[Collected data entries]
——

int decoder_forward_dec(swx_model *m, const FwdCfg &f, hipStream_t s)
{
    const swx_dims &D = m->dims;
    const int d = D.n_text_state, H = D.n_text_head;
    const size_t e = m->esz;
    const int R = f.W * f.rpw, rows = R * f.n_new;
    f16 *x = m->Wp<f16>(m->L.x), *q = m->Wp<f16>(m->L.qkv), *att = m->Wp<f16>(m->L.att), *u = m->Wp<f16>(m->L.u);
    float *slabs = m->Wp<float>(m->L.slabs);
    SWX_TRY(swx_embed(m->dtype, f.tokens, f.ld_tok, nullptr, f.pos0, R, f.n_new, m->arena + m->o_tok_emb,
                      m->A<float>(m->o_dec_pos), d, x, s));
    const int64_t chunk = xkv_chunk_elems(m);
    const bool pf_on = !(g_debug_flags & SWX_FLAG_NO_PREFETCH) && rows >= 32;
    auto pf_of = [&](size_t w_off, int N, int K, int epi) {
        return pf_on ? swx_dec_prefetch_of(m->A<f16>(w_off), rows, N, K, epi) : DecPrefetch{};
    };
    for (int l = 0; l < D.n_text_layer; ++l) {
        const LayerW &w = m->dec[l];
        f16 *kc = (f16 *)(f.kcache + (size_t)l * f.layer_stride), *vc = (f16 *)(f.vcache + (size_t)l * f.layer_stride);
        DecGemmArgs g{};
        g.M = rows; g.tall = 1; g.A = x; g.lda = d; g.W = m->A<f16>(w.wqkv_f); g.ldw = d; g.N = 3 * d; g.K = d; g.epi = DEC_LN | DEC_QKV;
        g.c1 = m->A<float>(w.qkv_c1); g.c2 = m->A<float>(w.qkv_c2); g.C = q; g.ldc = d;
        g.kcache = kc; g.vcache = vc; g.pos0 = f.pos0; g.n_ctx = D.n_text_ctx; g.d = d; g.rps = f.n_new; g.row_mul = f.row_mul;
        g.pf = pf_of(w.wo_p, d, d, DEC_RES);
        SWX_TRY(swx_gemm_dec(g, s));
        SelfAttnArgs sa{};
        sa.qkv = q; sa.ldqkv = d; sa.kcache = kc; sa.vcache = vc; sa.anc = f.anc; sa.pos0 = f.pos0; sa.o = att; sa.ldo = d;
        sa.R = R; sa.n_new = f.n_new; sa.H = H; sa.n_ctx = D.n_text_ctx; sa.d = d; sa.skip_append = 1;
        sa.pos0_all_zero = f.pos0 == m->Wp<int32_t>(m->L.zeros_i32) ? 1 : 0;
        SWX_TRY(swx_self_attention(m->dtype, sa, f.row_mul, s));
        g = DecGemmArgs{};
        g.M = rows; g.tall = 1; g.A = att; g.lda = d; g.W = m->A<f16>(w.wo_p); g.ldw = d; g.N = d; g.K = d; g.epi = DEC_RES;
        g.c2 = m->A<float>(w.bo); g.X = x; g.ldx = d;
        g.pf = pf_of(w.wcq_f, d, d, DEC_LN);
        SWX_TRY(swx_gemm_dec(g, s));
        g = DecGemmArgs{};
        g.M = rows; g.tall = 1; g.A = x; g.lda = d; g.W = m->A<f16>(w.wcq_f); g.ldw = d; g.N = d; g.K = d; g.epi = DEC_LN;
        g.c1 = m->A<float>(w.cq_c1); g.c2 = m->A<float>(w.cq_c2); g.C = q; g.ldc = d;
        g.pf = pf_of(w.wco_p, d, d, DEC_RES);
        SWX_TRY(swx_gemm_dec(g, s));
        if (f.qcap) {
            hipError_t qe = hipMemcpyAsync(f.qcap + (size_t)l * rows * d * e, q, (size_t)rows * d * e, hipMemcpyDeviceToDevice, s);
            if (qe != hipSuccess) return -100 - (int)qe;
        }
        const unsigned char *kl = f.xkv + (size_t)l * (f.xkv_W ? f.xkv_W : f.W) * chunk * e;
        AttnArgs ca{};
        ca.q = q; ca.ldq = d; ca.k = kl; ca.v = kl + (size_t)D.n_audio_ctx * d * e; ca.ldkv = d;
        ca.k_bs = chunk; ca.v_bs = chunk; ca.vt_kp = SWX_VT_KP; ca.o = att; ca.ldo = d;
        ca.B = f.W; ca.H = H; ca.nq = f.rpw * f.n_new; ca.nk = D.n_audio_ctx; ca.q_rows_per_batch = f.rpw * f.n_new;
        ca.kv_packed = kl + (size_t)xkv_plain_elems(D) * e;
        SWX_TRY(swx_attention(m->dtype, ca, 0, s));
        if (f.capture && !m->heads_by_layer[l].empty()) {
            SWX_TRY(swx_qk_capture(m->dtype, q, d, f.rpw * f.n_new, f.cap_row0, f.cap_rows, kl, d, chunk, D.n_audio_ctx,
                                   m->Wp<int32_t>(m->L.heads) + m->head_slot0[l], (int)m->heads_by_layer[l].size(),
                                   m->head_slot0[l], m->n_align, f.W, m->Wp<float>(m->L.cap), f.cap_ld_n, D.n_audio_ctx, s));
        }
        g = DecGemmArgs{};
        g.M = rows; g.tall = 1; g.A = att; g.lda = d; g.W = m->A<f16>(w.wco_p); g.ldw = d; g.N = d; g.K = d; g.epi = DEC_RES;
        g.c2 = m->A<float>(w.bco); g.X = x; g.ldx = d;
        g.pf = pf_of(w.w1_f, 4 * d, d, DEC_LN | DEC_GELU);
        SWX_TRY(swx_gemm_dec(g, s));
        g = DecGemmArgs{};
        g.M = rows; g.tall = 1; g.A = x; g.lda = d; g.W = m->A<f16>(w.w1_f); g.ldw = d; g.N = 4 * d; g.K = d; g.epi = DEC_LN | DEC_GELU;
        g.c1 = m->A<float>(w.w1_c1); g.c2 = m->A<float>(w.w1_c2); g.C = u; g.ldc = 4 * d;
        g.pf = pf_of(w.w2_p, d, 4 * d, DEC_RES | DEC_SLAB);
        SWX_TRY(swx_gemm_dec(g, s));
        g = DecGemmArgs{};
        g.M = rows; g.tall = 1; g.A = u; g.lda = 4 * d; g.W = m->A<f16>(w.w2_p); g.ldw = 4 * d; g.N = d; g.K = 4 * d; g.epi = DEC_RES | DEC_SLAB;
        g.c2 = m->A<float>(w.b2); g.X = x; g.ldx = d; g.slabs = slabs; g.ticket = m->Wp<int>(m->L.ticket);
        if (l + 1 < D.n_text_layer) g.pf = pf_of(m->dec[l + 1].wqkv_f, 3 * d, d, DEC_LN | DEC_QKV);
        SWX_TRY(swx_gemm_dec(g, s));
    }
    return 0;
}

——

Instructions for the task: An answer is complete only when it holds every line above containing the string "vcache".

Response to this exercise:
        f16 *kc = (f16 *)(f.kcache + (size_t)l * f.layer_stride), *vc = (f16 *)(f.vcache + (size_t)l * f.layer_stride);
        g.kcache = kc; g.vcache = vc; g.pos0 = f.pos0; g.n_ctx = D.n_text_ctx; g.d = d; g.rps = f.n_new; g.row_mul = f.row_mul;
        sa.qkv = q; sa.ldqkv = d; sa.kcache = kc; sa.vcache = vc; sa.anc = f.anc; sa.pos0 = f.pos0; sa.o = att; sa.ldo = d;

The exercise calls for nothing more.